The group made a name for itself—somewhat literally—with its 1973 debut (Pronounced ‘Lĕh-‘nérd ‘Skin-‘nérd), which included the eternal “Free Bird”. In addition to classics like “Simple Man”, “Tuesday’s Gone”, and “Gimme Three Steps”, the 10-minute track made the band stand out in a world of three-minute singles, with Rossington’s slide guitar ascending “Free Bird” to a place in rock history. Additionally, the group’s stylistic blend of hard blues and country lyricism helped Lynyrd Skynyrd solidify as a pillar of the emerging Southern rock movement started by the Allman Brothers Band the previous decade.

A run of three successful and well-received albums followed through 1976, with the band’s fifth album, Street Survivors, released on October 17th, 1977. Three days later, a deadly plane crash in Mississippi claimed the lives of founding frontman Ronnie Van Zant, newly minted guitarist Steve Gaines, and his sister, backing vocalist Cassie Gaines.

Out of respect for the dead, Lynyrd Skynyrd sat on the shelf for a decade. In the interim, Rossington started the Rossington-Collins Band with fellow original Skynyrd guitarist Allen Collins. The band would lead Rossington to his wife Dale Krantz, who sang lead vocals and married Rossington in 1982.

In 1987, five key members of the pre-crash Lynyrd Skynyrd lineup reunited under the old banner with Ronnie’s little brother Johnny Van Zant taking his brother’s place on stage. For the next four decades, the band continued to tour with myriad lineup changes.
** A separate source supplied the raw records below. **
__global__ void __launch_bounds__(512) l2_select_kernel(const float* __restrict__ pred, const float* __restrict__ gt,
                                                        const float* __restrict__ mask, int ldm,
                                                        const int32_t* __restrict__ scene_off, int T, int B, int k,
                                                        int64_t* __restrict__ best) {
  __shared__ float part[256];
  __shared__ float msk[kL2MaxElems];
  const int s = blockIdx.x;
  const int o = scene_off[s], n = scene_off[s + 1] - o;
  const int lane = threadIdx.x & 63, wave = threadIdx.x >> 6;
  const float2* g2 = reinterpret_cast<const float2*>(gt);
  const float2* p2 = reinterpret_cast<const float2*>(pred);
  const int tot = n * T;
  const bool staged = tot <= kL2MaxElems;
  if (staged) stage_mask(msk, mask, ldm, o, n, T, threadIdx.x, blockDim.x);
  __syncthreads();
  constexpr int kRS = 4;
  for (int r0 = wave; r0 < k; r0 += 8 * kRS) {
    float acc[kRS];
#pragma unroll
    for (int j = 0; j < kRS; ++j) acc[j] = 0.f;
    for (int e0 = lane; e0 < tot; e0 += 256) {
      float mk[4];
      float2 g[4], q[kRS][4];
#pragma unroll
      for (int u = 0; u < 4; ++u) {
        const int e = min(e0 + 64 * u, tot - 1);
        const int t = e / n, i = e - t * n, p = o + i;
        mk[u] = staged ? msk[i * T + t] : mask[(size_t)p * ldm + t];
        g[u] = g2[(size_t)t * B + p];
#pragma unroll
        for (int j = 0; j < kRS; ++j) {
          const int r = min(r0 + 8 * j, k - 1);
          q[j][u] = p2[((size_t)t * k + r) * B + p];
        }
      }
#pragma unroll
      for (int j = 0; j < kRS; ++j)
#pragma unroll
        for (int u = 0; u < 4; ++u)
          if (e0 + 64 * u < tot) {
            const float dx = g[u].x - q[j][u].x, dy = g[u].y - q[j][u].y;
            acc[j] = fmaf(mk[u], fmaf(dx, dx, dy * dy), acc[j]);
          }
    }
#pragma unroll
    for (int j = 0; j < kRS; ++j) {
      const float a = wave_sum(acc[j]);
      if (lane == 0 && r0 + 8 * j < k) part[r0 + 8 * j] = a;
    }
  }
  __syncthreads();
  if (threadIdx.x == 0) {
    int bi = 0;
    float bv = part[0];
    for (int r = 1; r < k; ++r)
      if (part[r] < bv) {
        bv = part[r];
        bi = r;
      }
    best[s] = bi;
  }
}

__device__ __forceinline__ void l2_scene(const float* __restrict__ pred, int ldp, const float2* __restrict__ g2,
                                         const float* __restrict__ mask, int ldm, int o, int n, int T, int B,
                                         float* msk, int lane, float& acc_out, float& ms_out) {
  const int tot = n * T;
  const bool staged = tot <= kL2MaxElems;
  if (staged) stage_mask(msk, mask, ldm, o, n, T, lane, 64);
  __builtin_amdgcn_fence(__ATOMIC_RELEASE, "wavefront");
  __builtin_amdgcn_wave_barrier();
  __builtin_amdgcn_fence(__ATOMIC_ACQUIRE, "wavefront");
  float acc = 0.f, ms = 0.f;
  for (int e0 = lane; e0 < tot; e0 += 256) {
    float mk[4];
    float2 g[4], q[4];
#pragma unroll
    for (int u = 0; u < 4; ++u) {
      const int e = min(e0 + 64 * u, tot - 1);
      const int t = e / n, i = e - t * n, p = o + i;
      mk[u] = staged ? msk[i * T + t] : mask[(size_t)p * ldm + t];
      g[u] = g2[(size_t)t * B + p];
      q[u] = *reinterpret_cast<const float2*>(pred + (size_t)t * ldp + 2 * p);
    }
// ... 99 lines not shown
  hipLaunchKernelGGL(traj_cat_kernel, dim3(grid_for(total, 256)), dim3(256), 0, (hipStream_t)stream, head, ldh, T0, a,
                     lda, b, ldb, T1, B, out, pos0, start);
  SGG_RETURN_LAUNCH("sgg_traj_cat");
}

extern "C" int sgg_decoder_init(const float* ctx, int ldc, int Dc, const float* z, int nz, const int64_t* best,
                                int first_k, int copies, const int32_t* ped_scene, int S, int B,
                                const float* last_rel, float* h0, float* rel0, void* stream) {
  SGG_CHECK_ARG(ctx && ped_scene && last_rel && h0 && rel0 && (nz == 0 || z), "sgg_decoder_init: null pointer");
  SGG_CHECK_ARG(Dc > 0 && nz >= 0 && ldc >= Dc && copies >= 1 && S >= 0 && B >= 0 && Dc + nz >= 2,
                "sgg_decoder_init: bad sizes");
  const long long total = (long long)copies * B * (Dc + nz);
  if (total == 0) return 0;
  hipLaunchKernelGGL(decoder_init_kernel, dim3(grid_for(total, 256)), dim3(256), 0, (hipStream_t)stream, ctx, ldc, Dc,
                     z, nz, best, first_k, copies, ped_scene, S, B, last_rel, h0, rel0);
  SGG_RETURN_LAUNCH("sgg_decoder_init");
}

extern "C" int sgg_l2_select(const float* pred, const float* gt, const float* mask, int ldm, const int32_t* scene_off,
                             int S, int T, int B, int k, int64_t* best, void* stream) {
  SGG_CHECK_ARG(pred && gt && mask && scene_off && best, "sgg_l2_select: null pointer");
  SGG_CHECK_ARG(S >= 0 && T >= 1 && B >= 0 && k >= 1 && k <= 256 && ldm >= T, "sgg_l2_select: bad sizes");
  if (S == 0) return 0;
  hipLaunchKernelGGL(l2_select_kernel, dim3(S), dim3(512), 0, (hipStream_t)stream, pred, gt, mask, ldm, scene_off, T,
                     B, k, best);
  SGG_RETURN_LAUNCH("sgg_l2_select");
}

extern "C" int sgg_l2_loss_fwd(const float* pred, int ldp, const float* gt, const float* mask, int ldm,
                               const int32_t* scene_off, int S, int T, int B, float w, float* loss, float* msum,
                               float* term_ws, void* stream) {
  SGG_CHECK_ARG(pred && gt && mask && scene_off && loss && msum && term_ws, "sgg_l2_loss_fwd: null pointer");
  SGG_CHECK_ARG(S >= 0 && T >= 1 && B >= 0 && ldm >= T && ldp >= 2 * B, "sgg_l2_loss_fwd: bad sizes");
  if (S > 0)
    hipLaunchKernelGGL(l2_terms_kernel, dim3(S), dim3(64), 0, (hipStream_t)stream, pred, ldp, gt, mask, ldm, scene_off,
                     T, B, w, msum, term_ws);
  hipLaunchKernelGGL(l2_sum_kernel, dim3(1), dim3(64), 0, (hipStream_t)stream, term_ws, S, loss);
  SGG_RETURN_LAUNCH("sgg_l2_loss_fwd");
}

Over the years, all of the band’s original members passed away, leaving Rossington as the sole heir to the band’s legacy.

While the story of Lynyrd Skynyrd is marred with the type of worldly misfortunate that fills the group’s songs, Rossington told Rolling Stone he doesn’t consider it a tragic band.

“I don’t think of it as tragedy — I think of it as life,” he said upon the group’s Rock & Roll Hall of Fame induction in 2006. “I think the good outweighs the bad.”